Comment #3 on issue 2010 by asmeurer: Integration with the full Risch
Algorithm
http://code.google.com/p/sympy/issues/detail?id=2010
Here we can see the trade-off: heuristic Risch algorithm is simple to
implement and can handle lots of
special cases, but can't prove anything; on contrary Risch algorithm can
prove that a function has (or not)
an elementary integral, but is very complex and hard to implement.
Also, as you can see from the timings above, the full algorithm is *way*
faster than the heuristic. It's easy to see why this is. The full
algorithm integrates directly, but the heurisch tries to build a candidate
integral , which is necessarily quite complex, and solves an often enormous
system of linear equations to solve for the coefficients. Originally, I
was going to use the heurisch as a fast preprocessor to the full algorithm
as Bronstein suggests, but now I think I am going to use it only as a
fallback (because it can handle some algebraic integrals).
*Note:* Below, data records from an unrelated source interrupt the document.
#define BO_KVAL(K)                                                                         \
  (PRE ? Kt[(int64_t)(K) * (nI * PI) + i0 + ti]                                            \
       : eval_kernel_row<KIND, ND>(xi, Xt, n, (K), outputscale, ivalid))
  double bc[2][4], bn[2][4];
  const double* ktw = PRE ? Kt + i0 + wave * 32 + (lane & 15) + (int64_t)(lane >> 4) * (nI * PI)
                          : nullptr;
  const double* ktb = FUSEDX ? Kt + (int64_t)((i0 + wave * 32) >> 4) * 256 + lane : nullptr;
#define BO_LOAD_B(K0, DST)                                                          \
  _Pragma("unroll") for (int it = 0; it < 2; ++it)                                 \
    _Pragma("unroll") for (int ks = 0; ks < 4; ++ks)                              \
      DST[it][ks] = FUSEDX ? ktb[((int64_t)((K0) >> 4) * (nI * (PI / 16)) + it) * 256 + ks * 64] \
                           : ktw[(int64_t)((K0) + 4 * ks) * (nI * PI) + it * 16];
  BO_LOAD_U(kfirst);
  if (PRE) {
    BO_LOAD_B(kfirst, bc);
  } else {
#pragma unroll
    for (int kk = 0; kk < 8; ++kk)
      kv[kk] = BO_KVAL(kfirst + kh * 8 + kk);
  }
  BO_STORE(0);
  __syncthreads();
#define BO_KSTEP(XLOAD, XMFMA)                                                       \
  {                                                                                  \
    const int cur = t & 1;                                                           \
    const bool more = t + 1 < nsteps;                                                \
    const int knext = kfirst + (more ? t + 1 : t) * kdir;                            \
    XLOAD                                                                            \
    BO_LOAD_U(knext);                                                                \
    if (PRE) { BO_LOAD_B(knext, bn); }                                               \
    _Pragma("unroll") for (int ks = 0; ks < PK / 4; ++ks) {                         \
      const int kr = ks * 4 + (lane >> 4);                                           \
      double a[8], b[2];                                                             \
      _Pragma("unroll") for (int ct = 0; ct < 8; ++ct) a[ct] = Us[cur][kr][ct * 16 + (lane & 15)]; \
      _Pragma("unroll") for (int it = 0; it < 2; ++it)                              \
        b[it] = PRE ? bc[it][ks] : Ks[cur][kr][wave * 32 + it * 16 + (lane & 15)];   \
      _Pragma("unroll") for (int ct = 0; ct < 8; ++ct)                              \
        _Pragma("unroll") for (int it = 0; it < 2; ++it)                            \
          acc[ct][it] = FUSEDX ? mfma_f64(b[it], a[ct], acc[ct][it])                \
                               : mfma_f64(a[ct], b[it], acc[ct][it]);                \
      XMFMA                                                                          \
      if (!PRE) {                                                                    \
        kv[2 * ks] = BO_KVAL(knext + kh * 8 + 2 * ks);                              \
        kv[2 * ks + 1] = BO_KVAL(knext + kh * 8 + 2 * ks + 1);                      \
      }                                                                              \
    }                                                                                \
    if (BO_USTORE_ALWAYS || more) BO_STORE(cur ^ 1);                                 \
    if (PRE) {                                                                       \
      _Pragma("unroll") for (int it = 0; it < 2; ++it)                              \
        _Pragma("unroll") for (int ks = 0; ks < 4; ++ks) bc[it][ks] = bn[it][ks];   \
    }                                                                                \
    __syncthreads();                                                                 \
  }
  int t = 0;
  if (cross) {
    const int tc = min(nsteps, c0 / PK);
    const int t0 = rev ? 0 : tc, t1 = rev ? nsteps - tc : nsteps;
    for (; t < t0; ++t) BO_KSTEP(, )
    for (; t < t1; ++t)
      BO_KSTEP(BO_LOAD_Q(kfirst + t * kdir),
               accx[0] = mfma_f64(qa[ks], b[0], accx[0]);
               accx[1] = mfma_f64(qa[ks], b[1], accx[1]);)
    for (; t < nsteps; ++t) BO_KSTEP(, )
  } else {
    for (; t < nsteps; ++t) BO_KSTEP(, )
  }
#undef BO_KSTEP
#undef BO_KVAL
#undef BO_LOAD_U
#undef BO_STORE
#undef BO_LOAD_Q
#undef BO_LOAD_B
  if (cross) {
    const int nrows_pad = nI * PI;
#pragma unroll
    for (int it = 0; it < 2; ++it)
#pragma unroll
      for (int r = 0; r < 4; ++r) {
        const int j = mfma_row(lane, r);
        if (j < rq)
          Cx[((int64_t)ci * rq + j) * nrows_pad + i0 + wave * 32 + it * 16 + mfma_col(lane)] =
              accx[it][r];
      }
  }

  if constexpr (FUSEDX) {
    const int ncol = lane & 15, grp = lane >> 4;
    const double s2 = fx.ystd * fx.ystd;
    const int nrows_pad = nI * PI;
    double* xc_s = &Us[0][0][0];
    double* al_s = xc_s + PC * DP;
    double* xa_s = al_s + PC;
    for (int e = tid; e < PC * DP; e += 256) {
      const int c = c0 + e / DP;
      xc_s[e] = c < n ? fx.Xt[(int64_t)c * DP + (e % DP)] : 0.0;
      xa_s[e] = fx.Xq[(int64_t)i0 * DP + e];
    }
    if (tid < PC) al_s[tid] = (c0 + tid) < n ? fx.alpha[c0 + tid] : 0.0;
    __syncthreads();
#pragma unroll
    for (int it = 0; it < 2; ++it) {
      const int row16 = i0 + wave * 32 + it * 16;
      const int rl = wave * 32 + it * 16;
      double ga[4];
#pragma unroll
      for (int r = 0; r < 4; ++r) {
        const int ra = row16 + ncol, rj = row16 + grp + 4 * r;
        const int ba = ra / fx.Qp, bj = rj / fx.Qp;
        const int aa = ra - ba * fx.Qp, jj = rj - bj * fx.Qp;
        ga[r] = (ba == bj && ba < fx.B && aa < fx.q && jj < fx.q)
                    ? s2 * (fx.dcov[((int64_t)ba * fx.q + aa) * fx.q + jj] +
                            fx.dcov[((int64_t)ba * fx.q + jj) * fx.q + aa])
                    : 0.0;
      }
      double dmu[4];
#pragma unroll
      for (int r = 0; r < 4; ++r) {
        const int ra = row16 + grp + 4 * r;
        const int b = ra / fx.Qp, aa = ra - b * fx.Qp;
        dmu[r] = (b < fx.B && aa < fx.q) ? fx.ystd * fx.dmean[(int64_t)b * fx.q + aa] : 0.0;
      }
#pragma unroll
      for (int h = 0; h < 2; ++h) {
        double dx[2][ND];
#pragma unroll
        for (int rr = 0; rr < 2; ++rr)
#pragma unroll
          for (int t = 0; t < ND; ++t) dx[rr][t] = 0.0;
#pragma unroll
        for (int ct = 0; ct < 8; ++ct) {
          v4d gw = v4d_zero();
#pragma unroll
          for (int r = 0; r < 4; ++r) gw = mfma_f64(ga[r], acc[ct][it][r], gw);
          const int cl = ct * 16 + ncol;
          const double al = al_s[cl];
          const bool cv = c0 + cl < n;
#pragma unroll
          for (int rr = 0; rr < 2; ++rr) {
            const int r = 2 * h + rr;
            const double D = cv ? fma(dmu[r], al, -gw[r]) : 0.0;
            const double* xa = xa_s + (rl + grp + 4 * r) * DP;
            const double* xc = xc_s + cl * DP;
            double diff[ND];
            double d2 = 0.0;
#pragma unroll
            for (int t = 0; t < ND; ++t) {
              diff[t] = xa[t] - xc[t];
              d2 = fma(diff[t], diff[t], d2);
            }
            const double f = D * dkernel_factor<KIND>(d2, fx.outputscale);
#pragma unroll
            for (int t = 0; t < ND; ++t) dx[rr][t] = fma(f, diff[t], dx[rr][t]);
          }
        }
#pragma unroll
        for (int rr = 0; rr < 2; ++rr)
#pragma unroll
          for (int t = 0; t < ND; ++t) {
            double v = dx[rr][t];
            v += __shfl_xor(v, 1);
            v += __shfl_xor(v, 2);
            v += __shfl_xor(v, 4);
            v += __shfl_xor(v, 8);
            dx[rr][t] = v;
          }
        if (ncol == 0) {
#pragma unroll
          for (int rr = 0; rr < 2; ++rr) {
            double* o = fx.part + ((int64_t)ci * nrows_pad + row16 + grp + 4 * (2 * h + rr)) * DP;
#pragma unroll
            for (int t = 0; t < ND; ++t) o[t] = dx[rr][t];
          }
        }
      }
    }
    __syncthreads();
  } else if (SPLIT && chunk >= 0) {
#pragma unroll
    for (int it = 0; it < 2; ++it) {
      double* w = work + ((int64_t)chunk * (PI / 16) + wave * 2 + it) * kTileDoubles + lane;
#pragma unroll
      for (int ct = 0; ct < 8; ++ct)
#pragma unroll
        for (int r = 0; r < 4; ++r) w[(ct * 4 + r) * 64] = acc[ct][it][r];
    }
  } else {
    const int nrows16 = nI * (PI / 16);
    const int nrows_pad = nI * PI;
    if (Rt != nullptr && rt_blk) {
#pragma unroll
      for (int ct = 0; ct < 8; ++ct)
#pragma unroll
        for (int it = 0; it < 2; ++it) {
          double* blk = Rt + ((int64_t)((c0 >> 4) + ct) * nrows16 +
                              ((i0 + wave * 32 + it * 16) >> 4)) * 256 + lane;
#pragma unroll
          for (int r = 0; r < 4; ++r) blk[r * 64] = acc[ct][it][r];
        }
    } else if (Rt != nullptr) {
#pragma unroll
      for (int ct = 0; ct < 8; ++ct)
#pragma unroll
        for (int it = 0; it < 2; ++it)
#pragma unroll
          for (int r = 0; r < 4; ++r) {
            const int c = c0 + ct * 16 + mfma_row(lane, r);
            const int i = i0 + wave * 32 + it * 16 + mfma_col(lane);
            Rt[(int64_t)c * nrows_pad + i] = acc[ct][it][r];
          }
    }
    if constexpr (!LOWERK) {
#pragma unroll
    for (int it = 0; it < 2; ++it) {
      v4d P = v4d_zero();
#pragma unroll
      for (int ct = 0; ct < 8; ++ct)
#pragma unroll
        for (int r = 0; r < 4; ++r) P = mfma_f64(acc[ct][it][r], acc[ct][it][r], P);
      const int row0 = i0 + wave * 32 + it * 16;
      double* sp = Spart + ((int64_t)ci * nrows16 + row0 / 16) * 256;
#pragma unroll
      for (int r = 0; r < 4; ++r) sp[mfma_row(lane, r) * 16 + mfma_col(lane)] = P[r];
      double m = 0.0;
#pragma unroll
      for (int ct = 0; ct < 8; ++ct)
#pragma unroll
        for (int r = 0; r < 4; ++r) {
          const int c = c0 + ct * 16 + mfma_row(lane, r);
          m = fma(acc[ct][it][r], (c < n) ? beta[c] : 0.0, m);
        }
      m += __shfl_xor(m, 16);
      m += __shfl_xor(m, 32);
      if (lane < 16) mpart[(int64_t)ci * nrows_pad + row0 + lane] = m;
    }
    }
  }
  }
}
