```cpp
template <bool KEEP, int NMAX, bool FGEN, bool EXACT, int RIG, int CMODE, bool RCPT, bool EARLY_>
__global__ __launch_bounds__(RCPT ? SL3D_BLOCK : SL3D_SMALL_BLOCK, SL3D_OCC) void k_fused(const KParams P, const DevCal *__restrict__ Cglobal, int first_view, int n_views, int vpt)
{
    constexpr bool SEG = (CMODE & 2) != 0;
    constexpr bool MASKIN = (CMODE & 4) != 0;
    constexpr int BLK = RCPT ? SL3D_BLOCK : SL3D_SMALL_BLOCK;
    static_assert((CMODE & ~6) == 0, "0 = dense planes, 2 = segmented clouds (1 was round 2's look-back compaction), + 4 = MASKIN");
    static_assert(!MASKIN || (!KEEP && RIG != 0 && (RCPT ? !EARLY_ : EARLY_)),
                  "MASKIN: the pipelined small-launch instantiations, and the gated large-launch ones (views known to be sparsely selected)");
    static_assert(!(KEEP && CMODE != 0), "the parity mode writes dense planes");
    static_assert(!(KEEP && RIG != 0), "the parity mode evaluates everything with the reference's operation order");
    __shared__ __attribute__((aligned(16))) float s_xyz[BLK * 12];
    __shared__ __attribute__((aligned(16))) double s_cam[BLK * 8];
    __shared__ __attribute__((aligned(16))) double s_rcp[RCPT ? SL3D_RCP_TAB : 1];
    RadEntry *const s_rad = RadialLds<RIG>::get();
    static_assert(RIG != 3 || SL3D_BLOCK == SL3D_RAD_NODES, "one table node per thread");
    SL3D_STAMP(0);
    constexpr bool PIPE = !KEEP && RIG != 0;
    static_assert(RCPT || EARLY_ == PIPE, "the small-launch instantiation: early requests iff pipelined");
    constexpr bool EARLY = EARLY_ && PIPE;
    constexpr bool REQ_FIRST = PIPE;
    typedef unsigned u32x4 __attribute__((ext_vector_type(4)));
    u32x4 rad_node = {0u, 0u, 0u, 0u};
    if (RIG == 3) rad_node = ((const u32x4 *)P.proj_rad)[(blockIdx.x & 7u) * SL3D_RAD_STRIDE + threadIdx.x];
    if (!REQ_FIRST) {
        if (RIG == 3) ((u32x4 *)s_rad)[threadIdx.x] = rad_node;
        if (RCPT) fill_rcp_table(s_rcp);
        if (RCPT || RIG == 3) __syncthreads();
    }
    SL3D_STAMP(1);
    const int F = FGEN ? P.F : 3;
    float *my_xyz = s_xyz + threadIdx.x * 12;
    double *my_cam = s_cam + threadIdx.x * 8;
    int *my_cp = (int *)my_xyz;
    constexpr bool UNROLL = !RCPT;
#ifdef SL3D_NO_SPLIT
    constexpr bool SPLIT = false;
#else
    constexpr bool SPLIT = EARLY;
#endif

    constexpr int PLANES = EXACT ? 1 : (!KEEP && NMAX <= 12) ? ((MASKIN && RCPT) ? 3 : 2) : 0;
    const int Nv = EXACT ? NMAX : P.Nv, Nh = EXACT ? NMAX : P.Nh;
    const bool proj_table = RIG == 2 || (RIG == 0 && !KEEP && P.proj_disp != nullptr);

    Item it;
    MaskQuad mq;
    double camt[8] = {0, 0, 0, 0, 0, 0, 0, 0};
    unsigned mbits = 0u;
    mrow_t mw0 = {0u, 0u}, mw1 = mw0, mw2 = mw0, mw3 = mw0, mw4 = mw0;
    bool mfast = false;
    unsigned f[2][4], g[2][NMAX], iv[2][NMAX], code[2][2];
    if (!item_begin<RIG, SEG, REQ_FIRST, BLK, MASKIN>(P, Cglobal, blockIdx.x, (int)blockIdx.y, first_view, n_views, vpt, it, mq, camt, my_cam, mw0, mw1, mw2, mw3, mw4, mfast)) return;
    if (MASKIN) it.v_end = it.v_begin + 1;
    if (REQ_FIRST) {
        if (EARLY) {
            issue_fringe<FGEN>(P, it.v_begin, it.lane_off, F, Nv, f);
            issue_gray<NMAX, PLANES>(P, it.v_begin, it.lane_off, F, Nv, Nh, g, iv);
        }
        if (RCPT) fill_rcp_table(s_rcp);
        if (RIG == 3) ((u32x4 *)s_rad)[threadIdx.x] = rad_node;
        if (RCPT || RIG == 3) __syncthreads();
        if (!SEG && !it.alive) return;
        if (MASKIN) {
            if (it.alive) mbits = maskin_finish(P, it, it.v_begin, it.v_begin - first_view, mw0, mw1, mw2, mw3, mw4, mfast);
            maskin_count(P, it, it.v_begin, mbits);
        }
        if (P.use_cam_table) cam_table_finish<RIG, !MASKIN>(P, Cglobal, it, camt, my_cam);
    }
    SL3D_STAMP(2);
    unsigned vb_next = 0;
    if (PIPE) {
        vb_next = MASKIN ? (mbits & 0xfu) : valid_bits<KEEP, FGEN, SEG>(it, F, mq);
        if (!MASKIN && it.v_begin + 1 < it.v_end) mq = load_mask_quad(P, it.v_begin + 1, it.lane_off);
        if (!EARLY && vb_next != 0) {
            issue_fringe<FGEN>(P, it.v_begin, it.lane_off, F, Nv, f);
            issue_gray<NMAX, PLANES>(P, it.v_begin, it.lane_off, F, Nv, Nh, g, iv);
        }
    }
    const PinnedRows PR = pinned_rows<RIG>(Cglobal);
    constexpr bool DEFER = PIPE;
    unsigned pvout = 0;
    auto store_view = [&](int v, unsigned vo) {
        const size_t p = (size_t)v * P.px_view_stride + (size_t)it.lane_off;
        if (MASKIN && it.alive) maskin_store(P, it, v, mbits);
        if (SEG) store_segment(P, it, v, vo, s_xyz, my_xyz);
        else store_quad<KEEP>(P, s_xyz, my_xyz, p, vo);
    };
    for (int view = it.v_begin; view < it.v_end; view++) {
        unsigned vbits;
        if (PIPE) {
            vbits = vb_next;
        } else {
            vbits = valid_bits<KEEP, FGEN, SEG>(it, F, mq);
            if (view + 1 < it.v_end) mq = load_mask_quad(P, view + 1, it.lane_off);
        }
        const size_t px = (size_t)view * P.px_view_stride + (size_t)it.lane_off;
        unsigned vout = 0;
        if (KEEP) parity_init(P, px, vbits);
        if (!DEFER && !SEG && (KEEP || vbits == 0)) fill_nan(my_xyz);
        if (!PIPE && vbits != 0) {
            issue_fringe<FGEN>(P, view, it.lane_off, F, Nv, f);
            issue_gray<NMAX, PLANES>(P, view, it.lane_off, F, Nv, Nh, g, iv);
        }
        if (view == it.v_begin) SL3D_STAMP(3);
        float w[2][4];
        if (SPLIT && vbits != 0) {
            wrapped_quad<RCPT>(F, f, s_rcp, w);
            __builtin_amdgcn_sched_barrier(0);
        }
        if (vbits != 0) decode_gray<NMAX, PLANES>(g, iv, Nv, Nh, code);
        if (view == it.v_begin) SL3D_STAMP(4);
        unsigned vb_pre = 0;
        if (PIPE) {
            vb_pre = MASKIN ? 0u : valid_bits<KEEP, FGEN, SEG>(it, F, mq);
            asm volatile("" : "+v"(vb_pre));
        }
        if (DEFER) {
            if (view > it.v_begin) store_view(view - 1, pvout);
            if (!SEG && vbits == 0) fill_nan(my_xyz);
        }
        if (vbits != 0) {
            if (KEEP) vout = parity_pixels<RCPT>(P, Cglobal, PR, it, F, vbits, f, code, s_rcp, my_cam, my_xyz, px);
            else if (SPLIT) vout = correspond_quad(P, it, vbits, w, code, my_cp);
            else vout = phase_A<RCPT, UNROLL>(P, it, F, vbits, f, code, s_rcp, my_cp);
        }
        if (view == it.v_begin) SL3D_STAMP(5);
        if (PIPE && view + 1 < it.v_end) {
            vb_next = vb_pre;
            if (!MASKIN) mq = load_mask_quad(P, min(view + 2, it.v_end - 1), it.lane_off);
            if (vb_next != 0) {
                issue_fringe<FGEN>(P, view + 1, it.lane_off, F, Nv, f);
                issue_gray<NMAX, PLANES>(P, view + 1, it.lane_off, F, Nv, Nh, g, iv);
            }
        }
        if (!KEEP && vbits != 0) {
            float2 d[4];
            gather_B(P, proj_table, my_cp, d);
            phase_B<RIG, UNROLL>(P, Cglobal, PR, proj_table, vout, d, my_cam, my_cp, my_xyz, s_rad);
        }
        if (DEFER) {
            if (view == it.v_begin) SL3D_STAMP(6);
            pvout = vout;
            continue;
        }
        if (SEG) {
            store_segment(P, it, view, vout, s_xyz, my_xyz);
            continue;
        }
        if (view == it.v_begin) SL3D_STAMP(6);
        store_quad<KEEP>(P, s_xyz, my_xyz, px, vout);
        if (view == it.v_begin) SL3D_STAMP(7);
    }
    if (DEFER) {
        store_view(it.v_end - 1, pvout);
        SL3D_STAMP(7);
// ... 134 lines not shown
```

Of course, the fact that the full algorithm is using Poly everywhere helps
too :)
I think that adding NonElementaryIntegral class would be sufficient. It
would inherit from Integral class, but
have noop _eval_integral(). There would be also additional classes for
special cases, e.g. logarithmic or sine
integrals (special pretty printing etc.).
Yes, I've though about either adding a subclass NonElementaryIntegral, or
else adding an attribute Integral.has_elementary_integral, which would
True, False, or None (None for when it can't say, such as an algebraic
integrand). Also to consider is that you might want only an elementary
integral, or you might want special functions. So
integrate(2*exp(-x**2)/sqrt(pi), x)
would return erf(x), but
integrate(2*exp(-x**2)/sqrt(pi), x, elementary=True)
would return NonElementaryIntegral(2*exp(-x**2)/sqrt(pi), x). And do you
think NonElementaryIntegral should be pretty-printed any differently, so
that people can recognize it? It seems to me that it should, but maybe
it's just because I'm so excited about the algorithm being able to prove
that integrals are non-elementary.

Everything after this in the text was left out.